Huawei Parlays Telecom Growth
5/23/2011 09:45  Source:Yankee  

 At its 2011 Huawei Analyst conference in Shanghai, Huawei proclaimed 2010 another banner year, citing approximately U.S.$28.5 billion in sales, 13 percent net profit and market acceptance in 130 countries worldwide.

Not content to rest on its laurels, however, the company outlined future plans via announcements concerning several areas:

  • Enterprise markets: Taking clear aim at Cisco, Huawei announced its intention to extend its reach in the enterprise. Today, the company provides enterprise network equipment, unified communications applications, and call centers and services to utilities, governments, railroads and financial services. The expanded market unit will add cloud-based ICT services and solutions. This would include the typical data center assets such as resource virtualization, security (via its Symantec partnership) and distributed storage, all of which it plans to support via a non-blocking network.
  • Consumer markets: Huawei is a bit late to the consumer device business, but it is clearly taking a page from the playbook of Taiwanese device superstar HTC by touting its own brand, whether in addition to—or in spite of—network operators. While the company already has some consumer products on store shelves, it now plans to offer smartphones, mobile Wi-Fi cards and dongles, home gateways, routers and set-top boxes, telepresence suites and more. Given the shift toward consumer recognition of device manufacturer names in the past several years, however, Huawei should have little difficulty adding one more product line to store shelves, even if the initial investment is onerous.
  • Corporate reorganization: Huawei plans to create four separate business units for carrier, enterprise, consumer and other lines. While that works well for chart-ware, most industry practitioners know well the reality is not nearly as tidy. In fact, managers were slow to answer questions about cross-business-unit resource sharing, revenue splits, the role of services as a point of solution integration, etc., which force executives in competing companies to be too inwardly focused and slow to market.

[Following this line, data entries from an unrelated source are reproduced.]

template <class G> __device__ int narrow_pair(const DssWorld &W, ScratchT<G> &S, int item, int slot_id)
{
    STAMP(0);
    item = dss_uniform(item); slot_id = dss_uniform(slot_id);
    const int np = npairs_of(W.nb);
    const int sc = item / np, dp = item % np, tid = G::tid();
    int a, b;
    pair_of(dp, W.nb, a, b);
    int *pc_count = W.pc_count + (size_t)sc * np + dp;
    BodyD A, Bd;
    load_body(W, sc, a, A);
    load_body(W, sc, b, Bd);
    const int MC = W.max_cand;
    int *__restrict__ cface = W.cand_face + (size_t)slot_id * 2 * MC, *__restrict__ kface = cface + MC;
    int *__restrict__ cstate = W.cand_state + (size_t)slot_id * MC;
    double *__restrict__ cb = W.cand_buf + (size_t)slot_id * DSS_CAND_FIELDS * MC;
    const double *__restrict__ m_verts = W.verts, *__restrict__ m_fcent = W.fcent;
    const int *__restrict__ m_faces = W.faces;
#define CB(f, k) cb[(size_t)(f) * MC + (k)]
    const double sB = Bd.g.shape.scale;

    double Ra[9], Rb[9], R12[9], t12[3];
    quat_to_mat(A.g.q, Ra);
    quat_to_mat(Bd.g.q, Rb);
    for (int i = 0; i < 3; ++i) {
        for (int j = 0; j < 3; ++j) R12[3 * i + j] = Rb[i] * Ra[j] + Rb[3 + i] * Ra[3 + j] + Rb[6 + i] * Ra[6 + j];
        t12[i] = Rb[i] * (A.g.pos[0] - Bd.g.pos[0]) + Rb[3 + i] * (A.g.pos[1] - Bd.g.pos[1]) + Rb[6 + i] * (A.g.pos[2] - Bd.g.pos[2]);
    }

    int ncand = 0, over = 0;
    Region reg;
    region_of(A.g, Bd.g, 1e-9, reg);
    const double *fbox = W.fch_box + (size_t)W.mesh_fch_off[A.mesh] * 6;
    constexpr int RUN = 256;
    const int nch = (A.nf + RUN - 1) / RUN, lane = tid & 63, wv = tid >> 6;
    auto cull_face = [&](const double *c) -> int {
        double cb2[3];
        for (int i = 0; i < 3; ++i) cb2[i] = R12[3 * i] * c[0] + R12[3 * i + 1] * c[1] + R12[3 * i + 2] * c[2] + t12[i];
        const double lim = sB + 1e-9 * (1.0 + sB);
        return fabs(cb2[0]) <= lim && fabs(cb2[1]) <= lim && fabs(cb2[2]) <= lim;
    };
    auto load_tri = [&](int f, double tri[3][3]) {
        const int *fv = m_faces + (size_t)(A.foff + f) * 3;
        for (int k = 0; k < 3; ++k) {
            const double *vp = m_verts + (size_t)(A.voff + fv[k]) * 3;
            for (int i = 0; i < 3; ++i) tri[k][i] = vp[i];
        }
    };
    auto test_tri = [&](double tri[3][3], double pqr[3][3]) -> int {
        double x[3] = {0, 0, 0};
        for (int k = 0; k < 3; ++k) {
            to_frame(A.g, Bd.g, tri[k], pqr[k]);
            for (int i = 0; i < 3; ++i) x[i] += pqr[k][i];
        }
        div3(x, 3.0, x);
        double phi, g[3], rad = 0.0;
        const bool box = Bd.g.shape.type == SHAPE_BOX;
        const bool in_cube = query_sdf(Bd.g.shape, x, phi, g, !box);
        for (int k = 0; k < 3; ++k) {
            const double d[3] = {x[0] - pqr[k][0], x[1] - pqr[k][1], x[2] - pqr[k][2]};
            const double r = t_sqrt(d[0] * d[0] + d[1] * d[1] + d[2] * d[2]);
            if (r > rad) rad = r;
        }
        if (box) return (phi < rad + W.eps) && in_cube;
        const double gn = t_sqrt(g[0] * g[0] + g[1] * g[1] + g[2] * g[2]);
        return (phi < rad + W.eps) && (gn > 1e-12);
    };
    auto full_face = [&](int f, double pqr[3][3]) -> int {
        double tri[3][3];
        load_tri(f, tri);
        return test_tri(tri, pqr);
    };
    auto test_face = [&](int f, double pqr[3][3]) -> int {
        return cull_face(m_fcent + (size_t)(A.foff + f) * 3) ? full_face(f, pqr) : 0;
    };
    if (G::BT == 64) {
        auto run_far = [&](const double *bx) -> bool {
#if DSS_ALL_SHAPES
            if (Bd.g.shape.type == SHAPE_GRID || Bd.g.shape.type == SHAPE_BOWL || Bd.g.shape.type == SHAPE_IGR) return false;
#endif
            double m[3], e2 = 0.0, emin = INFINITY;
            for (int i = 0; i < 3; ++i) {
                m[i] = 0.5 * (bx[i] + bx[3 + i]);
                const double e = 0.5 * (bx[3 + i] - bx[i]);
                e2 += e * e; emin = fmin(emin, e);
            }
            double pu[3], u, gdum[3];
            for (int i = 0; i < 3; ++i) pu[i] = (R12[3 * i] * m[0] + R12[3 * i + 1] * m[1] + R12[3 * i + 2] * m[2] + t12[i]) / sB;
            sdf_unit(Bd.g.shape, pu, u, gdum, false);
            return u * sB - sqrt(e2) >= emin + W.eps + 1e-9 * (1.0 + sB);
        };
        int npass = 0;
        for (int base = 0; base < nch; base += G::BT) {
            const int ch = base + tid;
            const int hit = ch < nch && box_hits(reg, fbox + (size_t)ch * 6) && !run_far(fbox + (size_t)ch * 6);
            const int slot = compact_slot(hit, npass, S);
            if (slot >= 0 && slot < G::HCAP) S.hidx[slot] = ch;
        }
        if (npass > G::HCAP) return 1;
        G::sync();
        int *surv = reinterpret_cast<int *>(S.hp);
        constexpr int SCAP = (int)(sizeof(S.hp) / sizeof(int)) - 4 * 64;
        int nsurv = 0;
        auto flush = [&]() {
            G::sync();
            for (int base = 0; base < nsurv; base += 128) {
                const int vA = base + lane < nsurv, vB = base + 64 + lane < nsurv;
                const int fA = vA ? surv[base + lane] : 0, fB = vB ? surv[base + 64 + lane] : 0;
                double triA[3][3], triB[3][3], pqr[3][3];
                load_tri(fA, triA);
                load_tri(fB, triB);
                const int flagA = test_tri(triA, pqr) && vA;
                const int slotA = compact_slot(flagA, ncand, S);
                if (slotA >= 0 && slotA < MC) {
                    cface[slotA] = fA;
                    for (int k = 0; k < 3; ++k) for (int i2 = 0; i2 < 3; ++i2) CB(3 * k + i2, slotA) = pqr[k][i2];
                }
                if (base + 64 >= nsurv) break;
                const int flagB = test_tri(triB, pqr) && vB;
                const int slotB = compact_slot(flagB, ncand, S);
                if (slotB >= 0 && slotB < MC) {
                    cface[slotB] = fB;
                    for (int k = 0; k < 3; ++k) for (int i2 = 0; i2 < 3; ++i2) CB(3 * k + i2, slotB) = pqr[k][i2];
                }
            }
            G::sync();
            nsurv = 0;
        };
        for (int i = 0; i < npass; ++i) {
            const int f0 = S.hidx[i] * RUN + lane;
            double c[4][3];
            for (int sub = 0; sub < 4; ++sub) {
                const int f = f0 + 64 * sub < A.nf ? f0 + 64 * sub : A.nf - 1;
                for (int d = 0; d < 3; ++d) c[sub][d] = m_fcent[(size_t)(A.foff + f) * 3 + d];
            }
            for (int sub = 0; sub < 4; ++sub) {
                const int ok = f0 + 64 * sub < A.nf && cull_face(c[sub]);
                const int slot = compact_slot(ok, nsurv, S);
                if (slot >= 0) surv[slot] = f0 + 64 * sub;
            }
            if (nsurv > SCAP) flush();
        }
        if (nsurv > 0) flush();
        if (ncand > MC) { over |= 1; ncand = MC; }
        if (tid == 0) { W.pc_stats[((size_t)sc * np + dp) * 2] = npass; W.pc_stats[((size_t)sc * np + dp) * 2 + 1] = ncand; }
        G::sync();
    } else if (nch <= G::CHCAP) {
        int npass = 0;
        for (int base = 0; base < nch; base += G::BT) {
            const int ch = base + tid;
            const int hit = ch < nch && box_hits(reg, fbox + (size_t)ch * 6);
            const int slot = compact_slot(hit, npass, S);
            if (slot >= 0) S.hidx[slot] = ch;
        }
        unsigned long long *words = reinterpret_cast<unsigned long long *>(S.hp);
        G::sync();
        for (int i = 0; i < npass; ++i)
            for (int sub = wv; sub < 4; sub += G::NW) {
                const int f = S.hidx[i] * RUN + sub * 64 + lane;
                double pqr[3][3];
                const int flag = f < A.nf ? test_face(f, pqr) : 0;
                const unsigned long long w = __ballot(flag);
                if (lane == 0) words[i * 4 + sub] = w;
            }
        G::sync();
        const int nw = npass * 4, per = (nw + G::BT - 1) / G::BT;
        int mine = 0;
        for (int e = tid * per; e < (tid + 1) * per && e < nw; ++e) mine += __popcll(words[e]);
        S.red_i[tid] = mine;
        G::sync();
        if (tid == 0) { int run = 0; for (int t = 0; t < G::BT; ++t) { const int v = S.red_i[t]; S.red_i[t] = run; run += v; } S.wave_tot[0] = run; }
        G::sync();
        ncand = S.wave_tot[0];
        {
            int run = S.red_i[tid];
            for (int e = tid * per; e < (tid + 1) * per && e < nw; ++e) { S.woff[e] = run; run += __popcll(words[e]); }
        }
        G::sync();
        if (ncand > 0)
            for (int i = 0; i < npass; ++i)
                for (int sub = wv; sub < 4; sub += G::NW) {
                    const unsigned long long w = words[i * 4 + sub];
                    if (!((w >> lane) & 1ull)) continue;
                    const int slot = S.woff[i * 4 + sub] + __popcll(w & ((1ull << lane) - 1ull));
                    if (slot >= MC) continue;
                    const int f = S.hidx[i] * RUN + sub * 64 + lane;
                    double pqr[3][3];
                    test_face(f, pqr);
                    cface[slot] = f;
                    for (int k = 0; k < 3; ++k) for (int i2 = 0; i2 < 3; ++i2) CB(3 * k + i2, slot) = pqr[k][i2];
                }
        if (ncand > MC) { over |= 1; ncand = MC; }
        if (tid == 0) { W.pc_stats[((size_t)sc * np + dp) * 2] = npass; W.pc_stats[((size_t)sc * np + dp) * 2 + 1] = ncand; }
        G::sync();
    } else {
        for (int base = 0; base < A.nf; base += G::BT) {
            if (!box_hits(reg, fbox + (size_t)(base / RUN) * 6)) continue;
            const int f = base + tid;
            double pqr[3][3];
            const int flag = f < A.nf ? test_face(f, pqr) : 0;
            if (!G::any(flag)) continue;
            const int slot = compact_slot(flag, ncand, S);
            if (slot >= 0 && slot < MC) {
                cface[slot] = f;
                for (int k = 0; k < 3; ++k) for (int i = 0; i < 3; ++i) CB(3 * k + i, slot) = pqr[k][i];
            }
            if (ncand > MC) { over |= 1; ncand = MC; }
        }
    }
    if (ncand == 0) { if (tid == 0) *pc_count = 0; return 0; }
    G::sync();
    STAMP(1);

    struct Cand { double pqr[9], x[3], abc[3]; };
    auto vtx = [](const Cand &c, int bi, int i) { return bi == 0 ? c.pqr[i] : (bi == 1 ? c.pqr[3 + i] : c.pqr[6 + i]); };
    auto load_c = [&](Cand &c, int k) {
        for (int i = 0; i < 9; ++i) c.pqr[i] = CB(i, k);
        for (int i = 0; i < 3; ++i) { c.x[i] = CB(9 + i, k); c.abc[i] = CB(12 + i, k); }
    };
    auto store_c = [&](const Cand &c, int k) {
        for (int i = 0; i < 3; ++i) { CB(9 + i, k) = c.x[i]; CB(12 + i, k) = c.abc[i]; }
    };
    auto init_c = [&](Cand &c) {
        double best = INFINITY; int bi = 0;
        for (int v = 0; v < 3; ++v) {
            double phi, g[3];
            query_sdf(Bd.g.shape, c.pqr + 3 * v, phi, g, false);
            if (phi < best) { best = phi; bi = v; }
        }
        for (int i = 0; i < 3; ++i) { c.x[i] = vtx(c, bi, i); c.abc[i] = (i == bi) ? 1.0 : 0.0; }
    };
    auto eval_c = [&](const Cand &c, int iter, float &gm, int &bi, int &pen) {
        double phi, g[3];
        query_sdf(Bd.g.shape, c.x, phi, g, true);
        double bestd = INFINITY; bi = 0;
        for (int v = 0; v < 3; ++v) {
            const double d = c.pqr[3 * v] * g[0] + c.pqr[3 * v + 1] * g[1] + c.pqr[3 * v + 2] * g[2];
            if (d < bestd) { bestd = d; bi = v; }
        }
        const double impr = (c.x[0] - vtx(c, bi, 0)) * g[0] + (c.x[1] - vtx(c, bi, 1)) * g[1] + (c.x[2] - vtx(c, bi, 2)) * g[2];
        gm = (fabs(impr) > W.tol) ? (float)(2.0 / (iter + 2.0)) : 0.0f;
        pen = phi < -W.tol;
    };
    auto apply_c = [&](Cand &c, float g32, int bi) {
        const double gm = (double)g32, om = (double)(1.0f - g32);
        for (int i = 0; i < 3; ++i) { c.x[i] = om * c.x[i] + gm * vtx(c, bi, i); c.abc[i] *= om; }
        for (int i = 0; i < 3; ++i) if (i == bi) c.abc[i] += gm;
    };
    int nmov = 0;
    {
        int vote = 0;
        for (int base = 0; base < ncand; base += G::BT) {
            const int k = base + tid;
            float gm = 0.0f; int bi = 0, pen = 0;
            if (k < ncand) {
                Cand c; load_c(c, k); init_c(c);
                eval_c(c, 0, gm, bi, pen);
                if (gm != 0.0f && !pen) apply_c(c, gm, bi);
                store_c(c, k);
                CB(25, k) = (double)gm; cstate[k] = bi;
            }
            const unsigned long long bm = __ballot(gm != 0.0f), bp = __ballot(pen);
            if ((tid & 63) == 0) S.vote[0][tid >> 6] = (bm != 0ull ? 1 : 0) | (bp != 0ull ? 2 : 0);
            G::sync();
            for (int w = 0; w < G::BT / 64; ++w) vote |= S.vote[0][w];
            const int slot = compact_slot(gm != 0.0f, nmov, S);
            if (slot >= 0 && slot < G::HCAP) S.hidx[slot] = k;
        }
        G::sync();
        if (vote & 2) {
            for (int k = tid; k < ncand; k += G::BT) {
                const float gm = (float)CB(25, k);
                if (gm != 0.0f) { Cand c; load_c(c, k); init_c(c); store_c(c, k); }
            }
            nmov = 0;
        }
        if (nmov > G::HCAP) { if (G::BT == 64) return 1; over |= 2; nmov = G::HCAP; }
        G::sync();
    }
    if (G::BT == 64 && nmov > 0 && nmov <= 16) {
        const int mi = tid >> 2, role = tid & 3, qbase = tid & ~3;
        Cand m0;
        const int k0 = mi < nmov ? S.hidx[mi] : -1;
        int alive = k0 >= 0;
        if (alive) load_c(m0, k0);
        for (int iter = 1; iter < 32; iter += 2) {
            Cand e = m0;
            if (role) apply_c(e, (float)(2.0 / (iter + 2.0)), role - 1);
            float gm = 0.0f; int bi = 0, pen = 0;
            if (alive) eval_c(e, role ? iter + 1 : iter, gm, bi, pen);
            const float gmA = __shfl(gm, qbase, 64);
            const int biA = __shfl(bi, qbase, 64), penA = __shfl(pen, qbase, 64);
            const unsigned long long bmA = __ballot(alive && gmA != 0.0f), bpA = __ballot(alive && penA);
            if (gmA == 0.0f) alive = 0;
            if (bmA == 0ull || bpA != 0ull) break;
            if (alive) apply_c(m0, gmA, biA);
            if (iter + 1 >= 32) break;
            const int src = qbase + 1 + biA;
            const float gmB = __shfl(gm, src, 64);
            const int biB = __shfl(bi, src, 64), penB = __shfl(pen, src, 64);
            const unsigned long long bmB = __ballot(alive && gmB != 0.0f), bpB = __ballot(alive && penB);
            if (gmB == 0.0f) alive = 0;
            if (bmB == 0ull || bpB != 0ull) break;
            if (alive) apply_c(m0, gmB, biB);
        }
        if (k0 >= 0 && role == 0) store_c(m0, k0);
        nmov = 0;
    }
    Cand m0;
    const int k0 = tid < nmov ? S.hidx[tid] : -1;
    int alive0 = k0 >= 0;
    if (alive0) load_c(m0, k0);
    for (int iter = 1; iter < 32 && nmov > 0; ++iter) {
        float gam[MAX_CPT]; int ind[MAX_CPT];
        int any_pen = 0, moving = 0, q = 1, pen;
        gam[0] = 0.0f; ind[0] = 0;
        if (alive0) {
            eval_c(m0, iter, gam[0], ind[0], pen);
            any_pen |= pen; moving |= gam[0] != 0.0f;
            if (gam[0] == 0.0f) alive0 = 0;
        }
        for (int j = tid + G::BT; j < nmov; j += G::BT, ++q) {
            const int k = S.hidx[j];
            gam[q] = 0.0f; ind[q] = 0;
            if (cstate[k] < 0) continue;
            Cand c; load_c(c, k);
            eval_c(c, iter, gam[q], ind[q], pen);
            any_pen |= pen; moving |= gam[q] != 0.0f;
            if (gam[q] == 0.0f) cstate[k] = -1;
        }
        const unsigned long long bm = __ballot(moving), bp = __ballot(any_pen);
        if ((tid & 63) == 0) S.vote[iter & 1][tid >> 6] = (bm != 0ull ? 1 : 0) | (bp != 0ull ? 2 : 0);
        G::sync();
        int vote = 0;
        for (int w = 0; w < G::BT / 64; ++w) vote |= S.vote[iter & 1][w];
        if (!(vote & 1) || (vote & 2)) break;
        if (gam[0] != 0.0f) apply_c(m0, gam[0], ind[0]);
        q = 1;
        for (int j = tid + G::BT; j < nmov; j += G::BT, ++q) {
            if (gam[q] == 0.0f) continue;
            const int k = S.hidx[j];
            Cand c; load_c(c, k); apply_c(c, gam[q], ind[q]); store_c(c, k);
        }
    }
    if (k0 >= 0) store_c(m0, k0);
    G::sync();

    STAMP(2);
    double qrel[4];
    {
        double qbi[4];
        quat_inv(Bd.g.q, qbi);
        quat_mul(qbi, A.g.q, qrel);
    }
    int ncon = 0, bad = 0;
    for (int base = 0; base < ncand; base += G::BT) {
        const int k = base + tid;
        int flag = 0, kf = 0;
        double abc[3] = {0, 0, 0}, n[3] = {0, 0, 0}, p1[3] = {0, 0, 0}, p2[3] = {0, 0, 0}, pen = 0.0;
        if (k < ncand) {
            const int f = cface[k];
            const int *fv = m_faces + (size_t)(A.foff + f) * 3;
            double tri[3][3], xb1[3] = {0, 0, 0};
            for (int v = 0; v < 3; ++v) {
                abc[v] = CB(12 + v, k);
                const double *vp = m_verts + (size_t)(A.voff + fv[v]) * 3;
                for (int i = 0; i < 3; ++i) { tri[v][i] = vp[i]; xb1[i] += tri[v][i] * abc[v]; }
            }
            double phi1, g1[3], gr[3], x[3], phi2, g2[3];
            query_sdf(A.g.shape, xb1, phi1, g1, true);
            quat_apply(qrel, g1, gr);
            for (int i = 0; i < 3; ++i) x[i] = CB(9 + i, k) - phi1 * gr[i];
            query_sdf(Bd.g.shape, x, phi2, g2, false);
            flag = phi2 <= W.eps;
            if (flag) {
                int stable = -1;
                contact_from_bary(A.g, Bd.g, tri, abc, 1e-3, n, p1, p2, pen, &stable);
                kf = stable ? f : (f | DSS_FACE_NORMAL1);
                if (!(pen <= W.tol)) bad = 1;
            }
        }
        if (!G::any(flag)) continue;
        const int slot = compact_slot(flag, ncon, S);
        if (slot >= 0) {
            kface[slot] = kf;
            for (int i = 0; i < 3; ++i) {
                CB(15 + i, slot) = abc[i]; CB(18 + i, slot) = n[i]; CB(21 + i, slot) = p1[i]; CB(i, slot) = p2[i];
            }
            CB(24, slot) = pen;
            if (slot < G::HCAP) S.cst[slot] = t_sqrt(n[0] * n[0] + n[1] * n[1] + n[2] * n[2]) > 1e-12 ? 0 : 255;
        }
    }
    if (ncon == 0) { if (tid == 0) { *pc_count = 0; if (over) atomicOr(W.overflow + sc, over); } return 0; }
    G::sync();

    STAMP(3);
    if (G::any(bad)) {
        if (tid == 0) { W.invalid[sc] = 1; *pc_count = 0; }
        if (!W.strict_no_pen && W.dt_try[sc] > 0.0 && W.dt_try[sc] < W.dt / 1024.0) { G::sync(); emit_unfiltered<G>(W, sc, dp, ncon, over, kface, cb, MC); }
        return 0;
    }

Huawei executives insist they won’t fall prey to those diseases, but there is little to back up their assertions at this time.
  • Global cybersecurity: Huawei plans to establish a special unit to address security overall, but with an eye toward being seen as a trustworthy supplier and partner. Executives outlined Huawei’s extensive security testing in Europe with BT, Deutsche Telekom, T-Mobile, Vodafone and France Telecom. The tests covered a multitude of domains, such as IP multimedia subsystem (IMS), femtocells, LTE-SAE, application servers, product life cycles and business continuity management. In all cases, Huawei passed the requisite tests and/or audits and was awarded either contracts or short-list vendor status.
  • Single: As a rallying cry for its carrier network line, Huawei announced its Single strategy as the industry’s preferred architecture. The Single strategy articulates a three-layer network plan including core, metro and RAN/fiber access network (FAN). To be sure, it is an all-IP network with distributed computing resources supporting Huawei’s cloud plans. Notably absent, however, was any of the unsavory detail normally associated with the reality of today’s networks and their constant state of hybrid TDM-IP transport and multi-vendor character.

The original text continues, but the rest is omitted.